Saved entries:

----

+    const bool isact = role == 4;
+    int64_t c;
+    bool live;
+    if (isact) {
+        int lj = -1;
+#pragma unroll
+        for (int q = 0; q < kRunMaxSlots; ++q) lj = (lane >> 1) == q ? ra.lm_j[q] : lj;
+        live = (lane >> 1) < ra.nslots && lj >= 0;
+        c = live ? (int64_t)lj + (lane & 1) : 0;
+    } else {
+        c = (int64_t)blockIdx.x * kRunCols + tid;
+        live = c < n_mm;
+    }
+    const int64_t pad_end = st.tm.padded(n_mm);
+    const ColumnOperands o = load_column_operands(st, cur, c, live);
+    RunColumn col = { o.s0, o.s1, o.s2, o.xc, o.dgc, o.dgl };
+    double m0 = 0.0, m1 = 0.0;
+    if (live) run_load_rows<TS>(tiles, st.tm, ra.s[0].j, c, m0, m1);
+    auto publish = [&] { act[0][lane] = col.s0; act[1][lane] = col.s1; act[2][lane] = col.s2; act[3][lane] = col.xc; act[4][lane] = col.dgc; act[5][lane] = col.dgl; };
+    if (isact) {
+        for (int i = 0; i < npend0; ++i) {
+            const int64_t off = (int64_t)ring_slot(pstart, i, st.pcap) * ps2 + c;
+            tabG[i][lane] = live ? Gring[off] : make_double2(0.0, 0.0);
+            tabK[i][lane] = live ? Kring[off] : make_double2(0.0, 0.0);
+        }
+        publish();
+    }
+    __syncthreads();
+
+    for (int t = 0; t < m; ++t) {
+        const RunStep &rs = ra.s[t];
+        const int64_t j = rs.j;
+        const int a0 = 2 * rs.slot;
+        const int np = npend0 + t;
+        const bool rowpart = c <= j, colpart = c >= j + 2;
+        if (live) {
+            const double2 *own_base = (rowpart ? Gring : Kring) + c;
+            auto kj = [&](int i, int b) { return tabK[i][a0 + b]; };
+            auto gj = [&](int i, int b) { return tabG[i][a0 + b]; };
+            if (isact) run_patch_pending(m0, m1, np, rowpart, colpart, [&](int i) { return rowpart ? tabG[i][lane] : tabK[i][lane]; }, kj, gj);
+            else run_patch_pending(m0, m1, np, rowpart, colpart, [&](int i) { return own_base[(int64_t)ring_slot(pstart, i, st.pcap) * ps2]; }, kj, gj);
+        }
+        run_own_block(m0, m1, c, j, col, lane_xor1(col.dgl));
+        double nm0 = 0.0, nm1 = 0.0;
+        if (t + 1 < m && live) run_load_rows<TS>(tiles, st.tm, ra.s[t + 1].j, c, nm0, nm1);
+        __syncthreads();
+
+        double2 gn, kn;
+        run_column_step(col, live, rs.has_predict != 0, ps.fa, ps.fb, sol, m0, m1, gn, kn);
+        run_column_diag(col, kn, gn, make_double2(lane_xor1(gn.x), lane_xor1(gn.y)));
+        if (isact) {
+            tabG[np][lane] = gn;
+            tabK[np][lane] = kn;
+            publish();
+        } else if (c < pad_end)
+            store_pair_column(pair_dest(st, cur, pstart, np, n_mm), c, gn.x, gn.y, kn.x, kn.y);
+        m0 = nm0; m1 = nm1;
+        __syncthreads();
+    }
+    if (!isact && live) {
+        x_nxt[3 + c] = col.xc;
+        strip_nxt[c] = col.s0; strip_nxt[ldm + c] = col.s1; strip_nxt[2 * ldm + c] = col.s2;
+        store_diag_column(buffer_of(st.diag, st.dcur ^ 1), c, col.dgc, col.dgl);
+    }
+}
diff --git a/ekf_slam_amd/csrc/host/handle.h b/ekf_slam_amd/csrc/host/handle.h
--- a/ekf_slam_amd/csrc/host/handle.h
+++ b/ekf_slam_amd/csrc/host/handle.h
@@ -35,6 +35,8 @@
     double *d_digest = nullptr;
     bool have_pp = false;
     PredictArgs pp;
+    bool step_runs = false;
+    RunArgs run = [] { RunArgs r; run_clear(r); return r; }();
     std::vector<double> s_host;
     mutable std::vector<std::pair<double, int64_t>> s_sorted, s_tail;
     mutable bool s_sorted_ok = false;
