diff --git a/heracles_amd/csrc/hx_ring_fft.hip b/heracles_amd/csrc/hx_ring_fft.hip
--- a/heracles_amd/csrc/hx_ring_fft.hip
+++ b/heracles_amd/csrc/hx_ring_fft.hip
@@ -5,13 +5,18 @@
 
 
 namespace hx {
+struct TwMixedDirect {
+    double m2inv;
+    __device__ double2 operator[](int t) const { return expipi((double)t * m2inv); }
+};
+
 __global__ __launch_bounds__(512) void k_init_bhat(PlanDev P, const int *__restrict__ rp_list,
                                                    double2 *__restrict__ bhat)
 {
     extern __shared__ double2 buf[];
     const int rp = rp_list[blockIdx.x];
     const int n = P.nsub[rp];
-    const int M = fft_size_for(n);
+    const int M = bluestein_size(n, n), podd = fft_odd_factor(M), L = M / podd;
     for (int j = threadIdx.x; j < lds_fft_slots(M); j += blockDim.x) buf[j] = make_double2(0.0, 0.0);
     __syncthreads();
     for (int j = threadIdx.x; j < n; j += blockDim.x) {
@@ -20,12 +25,13 @@
         if (j) buf[lds_slot(M - j)] = c;
     }
     __syncthreads();
-    lds_fft_dif(buf, M, P.tw, P.twN);
+    const int fq = podd > 1 ? mixed_fuse_q(podd, L) : 0;
+    if (podd > 1) lds_fft_mixed_first(buf, podd, L, fq, M, (int)threadIdx.x, (int)blockDim.x, TwMixedDirect{-2.0 / (double)M}, P.tw, P.twN);
+    lds_fft_dif_blocks(buf, M, L >> fq, P.tw, P.twN, (int)threadIdx.x, (int)blockDim.x);
     double2 *out = bhat + P.bhat_off[rp];
     for (int e = threadIdx.x; e < M; e += blockDim.x) out[M >= 16 ? (e & 15) * (M >> 4) + (e >> 4) : e] = buf[lds_slot(e)];
 }
 
-__host__ __device__ inline int ring_ph_hi(int M) { return (4 * M) / 64 + 1; }
 constexpr int RING_NTMAX = 512;
 constexpr int RING_FB = 8;
 
@@ -40,6 +46,8 @@
     extern __shared__ double2 buf[];
     __shared__ double2 tw_hi[TW_HI_MAX], tw_lo[64];
     double2 *ph_hi = buf + lds_fft_slots(Mclass), *ph_lo = ph_hi + ring_ph_hi(Mclass);
+    double2 *mx_hi = ph_lo + 64, *mx_lo = mx_hi + tw_mixed_hi(Mclass);
+    const TwMixed twm = {mx_hi, mx_lo};
     const int nt = blockDim.x;
     const int nitems = ((nrings + 7) >> 3) * nb * 32;
     const TwFactored twf = load_tw_factored(tw_hi, tw_lo, P.tw, P.twN);
@@ -58,8 +66,10 @@
         }
         const int n = cur.n;
         const long long sN = cur.sN, sS = cur.sS;
-        const int M = fft_size_for(n), MP = lds_fft_slots(M);
+        const int M = ring_fft_len(n), MP = lds_fft_slots(M);
         const bool blu = M != n;
+        const int podd = blu ? fft_odd_factor(M) : 1, L = M / podd;
+        const int fq = podd > 1 ? mixed_fuse_q(podd, L) : 0;
         const int p = ilog2(M);
         const double2 *bh = P.bhat + cur.bhat_off;
         const double inv = 1.0 / M, inv4n = 0.25 / (double)n;
@@ -145,6 +155,10 @@
         lds_barrier();
         for (int a = tid; a <= (4 * n) >> 6; a += nt) ph_hi[a] = expipi(-(double)(a << 6) / (2.0 * n));
         if (tid < 64) ph_lo[tid] = expipi(-(double)tid / (2.0 * n));
+        if (podd > 1) {
+            for (int a = tid; a <= L >> 4; a += nt) mx_hi[a] = expipi(-2.0 * (double)(a << 4) / (double)M);
+            if (tid < 16) mx_lo[tid] = expipi(-2.0 * (double)tid / (double)M);
+        }
         lds_barrier();
         auto phase = [&](unsigned q) __attribute__((always_inline)) {
             return cmul(ph_hi[q >> 6], ph_lo[q & 63]);
@@ -166,7 +180,7 @@
                 if (u0 * nt >= n) break;
                 load_batch(u0);
             }
-            if (blu)
+            if (blu && podd == 1)
                 for (int j = n + tid; j < M; j += nt) buf[lds_slot(j)] = make_double2(0.0, 0.0);
         }
         __syncthreads();
@@ -206,9 +220,10 @@
         if (M >= 16) {
             double2 bq[16];
             const int nbf = M >> 4;
+            if (podd > 1) lds_fft_mixed_first(buf, podd, L, fq, n, tid, nt, twm, twf, P.twN);
 #pragma unroll
             for (int j = 0; j < 16; ++j) bq[j] = bh[j * nbf + (tid < nbf ? tid : 0)];
-            lds_fft_dif(buf, M, twf, P.twN, tid, nt, true);
+            lds_fft_dif_blocks(buf, M, L >> fq, twf, P.twN, tid, nt, true);
 #pragma unroll 1
             for (int i = tid; i < nbf; i += nt) {
                 double2 x[16];
@@ -228,7 +243,8 @@
                 for (int j = 0; j < 16; ++j) buf[lds_slot(16 * i) + j] = x[j];
             }
             __syncthreads();
-            lds_fft_dit_inv(buf, M, twf, P.twN, tid, nt, true);
+            lds_fft_dit_inv_blocks(buf, M, L >> fq, twf, P.twN, tid, nt, true);
+            if (podd > 1) lds_fft_mixed_last_inv(buf, podd, L, fq, n, tid, nt, twm, twf, P.twN);
         } else {
             lds_fft_dif(buf, M, twf, P.twN, tid, nt);
             for (int j = tid; j < M; j += nt) buf[lds_slot(j)] = cmul(buf[lds_slot(j)], bh[j]);
@@ -539,7 +555,7 @@
     return HX_OK;
 }
 
-static size_t ring_class_lds(int M, bool pair) { return ((pair ? 2 : 1) * (size_t)lds_fft_slots(M) + ring_ph_hi(M) + 64) * sizeof(double2); }
+static size_t ring_class_lds(int M, bool pair) { return (size_t)ring_lds_entries(M, pair) * sizeof(double2); }
 
 static bool ring_class_is_pair(int n, int M, int cap) { return M == n && M >= 16 && M <= cap && ring_class_lds(M, true) + 4096 <= 160 * 1024; }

----

What you need to do » Above are the records; copy each line from them that includes the string "Mclass".

Worked solution »
     double2 *ph_hi = buf + lds_fft_slots(Mclass), *ph_lo = ph_hi + ring_ph_hi(Mclass);
+    double2 *mx_hi = ph_lo + 64, *mx_lo = mx_hi + tw_mixed_hi(Mclass);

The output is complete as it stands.